Just north of you in British Columbia, the rain screen is code.


----------



## Tom Struble (Dec 29, 2008)

pack out of doors and windows is an issue but no more of an issue than if you were going to install a thick foam underlayment

more of an issue would be adequate roof overhang


----------



## bbg (Mar 17, 2010)

*Re-siding a house.*

Thanks everybody for "chiming in" on answers, suggestions and comments. I will look in to the Hardiplank website and look at that 'rainscreen' item. 
I have been in my house for 20 years, bought it new and the front of the house is LP lap siding and the other three sides are the T-1011 siding. And yes, there are areas of the T-1011 where there is de-lamination/blistering happening.
I will be more than happy to share progress pictures with you all. I plan on doing the front some time this summer. What's nice about my "humble little abode" is I can do the siding in phases and complete portions of it in a day (minus the painting).
Another question; what is anybodies recommendation on putting hardipllank over T-1011? Any wrap underneath the Hardiplank?
Again everybody, thanks for the feedback!!!!:thumbup:


----------



## Gary in WA (Mar 11, 2009)

Welcome to the forum! I'm in Tacoma. 

Rain screen: http://www.greenhomebuilding.com/pdf/RainScreen.pdf

http://www.nchh.org/Portals/0/Contents/Article0440.pdf

http://www.coastalcontractor.net/article/135.html

The trouble with house wraps: http://www.dickseibert.com/martin.pdf

Make sure it's real builder's paper: http://www.fortifiber.com/pdf/fortifacts/fortifacts_ask_vs_felt.pdf

Tar paper over T1-11 is fine as it only has a perm rating of 6- 30 after it gets wet. http://www.hornerflooring.com/techguide/maintenance/watervapor.pdf

It is a vapor retarder, not barrier, two layers would not be a problem.

Be safe, Gary


----------



## bbg (Mar 17, 2010)

Thanks for the great links Gary. I am tentatively planning on doing one section of siding above the garage roof where two bedrooms reside. I plan on stripping the siding off, check the roofing paper, and replace the two windows. Thanks to you, it looks like I have some good, easy steps on how to properly install wrap as well as around windows.:thumbsup:


----------



## Gary in WA (Mar 11, 2009)

Glad we could help, that's why we are here!

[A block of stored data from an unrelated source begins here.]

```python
def build(force: bool = False, verbose: bool = False) -> Path:
    if not force and not _stale():
        return LIB_PATH
    hipcc = shutil.which("hipcc") or "/opt/rocm/bin/hipcc"
    if not Path(hipcc).exists():
        if LIB_PATH.exists():
            return LIB_PATH
        raise RuntimeError("hipcc not found and librva.so is not built")
    cmd = [hipcc, *HIPCC_FLAGS, f"-I{ROOT / 'include'}", "-o", str(LIB_PATH), *[str(CSRC / s) for s in SOURCES], "-ldl"]
    if verbose:
        print(" ".join(cmd))
    subprocess.check_call(cmd, cwd=str(CSRC))
# ... 73 lines not shown
        "rva_decoder_release": (C.c_int, [_P, C.c_int]),
        "rva_motion_nv12_batch": (C.c_int, [_P, pp, pp, i32p, pp, pp, C.c_int, C.c_int, C.c_int, _P, _P]),
        "rva_motion_nv12_masked_batch": (C.c_int, [_P, pp, pp, i32p, pp, pp, pp, C.c_int, C.c_int, C.c_int, _P, _P]),
        "rva_motion_bgr_batch": (C.c_int, [_P, pp, i32p, pp, pp, C.c_int, C.c_int, C.c_int, _P, _P]),
        "rva_preprocess_nv12_masked_batch": (C.c_int, [_P, pp, pp, i32p, pp, C.c_int, C.c_int, C.c_int, _P, C.c_int, C.c_int,
                                                       C.c_int, C.POINTER(Letterbox), _P]),
        "rva_resize_nv12_to_bgr_batch": (C.c_int, [_P, pp, pp, i32p, pp, C.c_int, C.c_int, C.c_int, _P, C.c_int, C.c_int, _P]),
        "rva_tracker_set_box_scale": (C.c_int, [_P, f64p]),
        "rva_conv_cout_pad": (C.c_int, [C.c_int]),
        "rva_conv_num_variants": (C.c_int, []),
        "rva_conv_variant_name": (C.c_char_p, [C.c_int]),
        "rva_conv2d_nhwc_f16": (C.c_int, [_P, _P, C.c_int, _P, _P, _P, C.c_int, _P, C.c_int] + [C.c_int] * 8 + [_P]),
        "rva_conv2d_nhwc_f16_v": (C.c_int, [_P, _P, C.c_int, _P, _P, _P, C.c_int, _P, C.c_int] + [C.c_int] * 9 + [_P]),
        "rva_conv2d_nhwc_f16_rows": (C.c_int, [_P, _P, C.c_int, _P, _P, _P, C.c_int, _P, C.c_int] + [C.c_int] * 11 + [_P]),
        "rva_conv_rows_through": (C.c_int, [C.c_int] * 5 + [i32p, i32p]),
        "rva_stem2_f16_rows": (C.c_int, [_P, _P, _P, _P, _P, _P, _P, C.c_int, C.c_int, C.c_int, C.c_int, C.c_int, C.c_int, _P]),
        "rva_stem_conv_f16": (C.c_int, [_P, _P, _P, _P, _P, C.c_int, C.c_int, C.c_int, C.c_int, C.c_int, _P]),
        "rva_stem2_f16": (C.c_int, [_P, _P, _P, _P, _P, _P, _P, C.c_int, C.c_int, C.c_int, C.c_int, _P]),
        "rva_c2f_pair32_f16": (C.c_int, [_P, _P, C.c_int, _P, _P, _P, _P, _P, C.c_int, C.c_int, C.c_int, C.c_int, _P]),
        "rva_conv1x1_head_f16": (C.c_int, [_P, _P, C.c_int, _P, _P, C.c_int, C.c_int, C.c_int, C.c_int, C.c_int, C.c_int, _P, C.c_int,
                                           C.c_int, C.c_int, C.c_float, C.c_int, _P]),
        "rva_conv1x1_head_box32_f16": (C.c_int, [_P, _P, C.c_int, _P, _P, C.c_int, C.c_int, C.c_int, C.c_int, _P, _P, C.c_int,
                                                 C.c_int, C.c_int, C.c_float, C.c_int, _P]),
        "rva_yolo_head_box32_f16": (C.c_int, [_P, _P, C.c_int, _P, C.c_int, _P, _P, C.c_int, C.c_int, C.c_int, C.c_int, C.c_int,
                                              C.c_int, C.c_float, _P]),
        "rva_yolo_head3_box32_f16": (C.c_int, [_P, pp, i32p, pp, i32p, _P, _P, C.c_int, i32p, i32p, C.c_int, C.c_int,
                                               C.POINTER(C.c_float), _P]),
        "rva_conv1x1_upcat_f16": (C.c_int, [_P, _P, C.c_int, C.c_int, _P, C.c_int, C.c_int, _P, _P, _P, C.c_int, C.c_int, C.c_int,
                                            C.c_int, C.c_int, C.c_int, C.c_int, _P]),
        "rva_yolo_head3_f16": (C.c_int, [_P, pp, i32p, pp, i32p, _P, C.c_int, i32p, i32p, C.c_int, C.c_int, C.POINTER(C.c_float), _P]),
# ... 88 lines not shown
    "rva_tracker_set_gates", "rva_tracker_snapshot_status", "rva_tracker_new_counts",
    "rva_tracker_assign_ids", "rva_tracker_read", "rva_tracker_read_all", "rva_tracker_snapshot_async",
    "rva_tracker_snapshot_fetch", "rva_tracker_state",
    "rva_tracker_set_next_id", "rva_preview_nv12", "rva_decode_available", "rva_decoder_create", "rva_decoder_destroy", "rva_decoder_feed",
    "rva_decoder_next_frame", "rva_decoder_release", "rva_motion_nv12_batch", "rva_motion_nv12_masked_batch", "rva_motion_bgr_batch",
    "rva_preprocess_nv12_masked_batch", "rva_resize_nv12_to_bgr_batch", "rva_tracker_set_box_scale", "rva_conv_cout_pad", "rva_conv_num_variants", "rva_conv_variant_name", "rva_conv2d_nhwc_f16", "rva_conv2d_nhwc_f16_v", "rva_stem_conv_f16", "rva_stem2_f16", "rva_c2f_pair32_f16",
    "rva_conv1x1_head_f16", "rva_conv1x1_upcat_f16", "rva_sppf_pool3_nhwc_f16", "rva_maxpool5_nhwc_f16", "rva_upsample2x_nhwc_f16", "rva_yolo_head_f16", "rva_yolo_head3_f16",
    "rva_conv_f32_num_variants", "rva_conv2d_nhwc_f32_v", "rva_stem_conv_f32", "rva_maxpool5_nhwc_f32", "rva_upsample2x_nhwc_f32",
    "rva_yolo_head_f32",
    "rva_postprocess_boxes_batch", "rva_conv1x1_head_box32_f16", "rva_yolo_head_box32_f16", "rva_yolo_head3_box32_f16",
    "rva_yolov8_plan_output_layout",
    "rva_yolov8_plan_create", "rva_yolov8_plan_destroy", "rva_yolov8_plan_info", "rva_yolov8_plan_run", "rva_yolov8_plan_run_lanes",
    "rva_yolov8_plan_run_range", "rva_yolov8_plan_tunable_desc", "rva_yolov8_plan_launch_tunable", "rva_yolov8_plan_set_variant",
    "rva_yolov8_plan_get_variant", "rva_yolov8_plan_set_static_rows", "rva_yolov8_plan_step_rows", "rva_yolov8_plan_run_n",
    "rva_yolov8_plan_run_lanes_n", "rva_yolov8_plan_run_range_n", "rva_yolov8_plan_primed_images", "rva_conv2d_nhwc_f16_rows",
    "rva_stem2_f16_rows", "rva_conv_rows_through", "rva_cnnlstm_plan_create", "rva_cnnlstm_plan_destroy", "rva_cnnlstm_plan_info", "rva_cnnlstm_plan_run",
    "rva_cnnlstm_plan_run_post", "rva_cnnlstm_plan_stage", "rva_cnnlstm_f16_plan_create", "rva_cnnlstm_f16_plan_destroy", "rva_cnnlstm_f16_plan_info",
    "rva_cnnlstm_f16_plan_run", "rva_cnnlstm_f16_plan_run_post", "rva_cnnlstm_f16_plan_stage", "rva_cnn3d_plan_create", "rva_cnn3d_plan_destroy", "rva_cnn3d_plan_info", "rva_cnn3d_plan_run",
    "rva_cnn3d_plan_run_post", "rva_cnn3d_plan_stage", "rva_cnn3d_f16_plan_create", "rva_cnn3d_f16_plan_destroy", "rva_cnn3d_f16_plan_info",
    "rva_cnn3d_f16_plan_run", "rva_cnn3d_f16_plan_run_post", "rva_cnn3d_f16_plan_stage", "rva_resnet_plan_create", "rva_resnet_plan_destroy", "rva_resnet_plan_info",
    "rva_resnet_plan_run", "rva_resnet_plan_run_post", "rva_resnet_plan_stage", "rva_resnet_f16_plan_create", "rva_resnet_f16_plan_destroy",
    "rva_resnet_f16_plan_info", "rva_resnet_f16_plan_run", "rva_resnet_f16_plan_run_post", "rva_resnet_f16_plan_stage", "rva_jpeg_max_bytes", "rva_jpeg_encode_bgr", "rva_jpeg_status",
    "rva_jpeg_batch_create", "rva_jpeg_batch_destroy", "rva_jpeg_batch_encode", "rva_preview_nv12_batch",
]


class Context:

    def __init__(self, device: int = 0):
        L = lib()
        h = _P()
# ... 42 lines not shown
```

realtime_video_analytics_32streams_amd/csrc/rva_conv.hip:

```cpp
#include <hip/hip_fp16.h>

#include <cstdlib>

#include "rva_internal.h"

namespace {

typedef _Float16 h8 __attribute__((ext_vector_type(8)));
typedef float f4 __attribute__((ext_vector_type(4)));
typedef unsigned int u4 __attribute__((ext_vector_type(4)));
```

Always a nice surprise to answer someone so close, too. 

Be safe, Gary


----------



## Exterior Finish (Sep 16, 2009)

I have been in the siding business for 24 yrs, and I wouldn't recommend installing anything over an existing exterior, especially one that is delaminating. The biggest issue with this is that your existing siding might be hiding other issues that have been generated over the yrs, ie: rot below windows due to moisture infiltration. If the LP siding is coming apart, it won't stop just because you can't see it anymore!
In Canada, all coastal regions require a rain screen now, and for good reason. Fiber cement and other composite products are completely unsealed on the back side, so any water(or vapor) that either infiltrates or escapes from the inside will shorten the lifespan of the new product. If you paint the back, you just voided the warranty on the board. 
Also, all new home warranty insurers in BC require the use of building paper(felt) for these products unless you have a rainscreen.


----------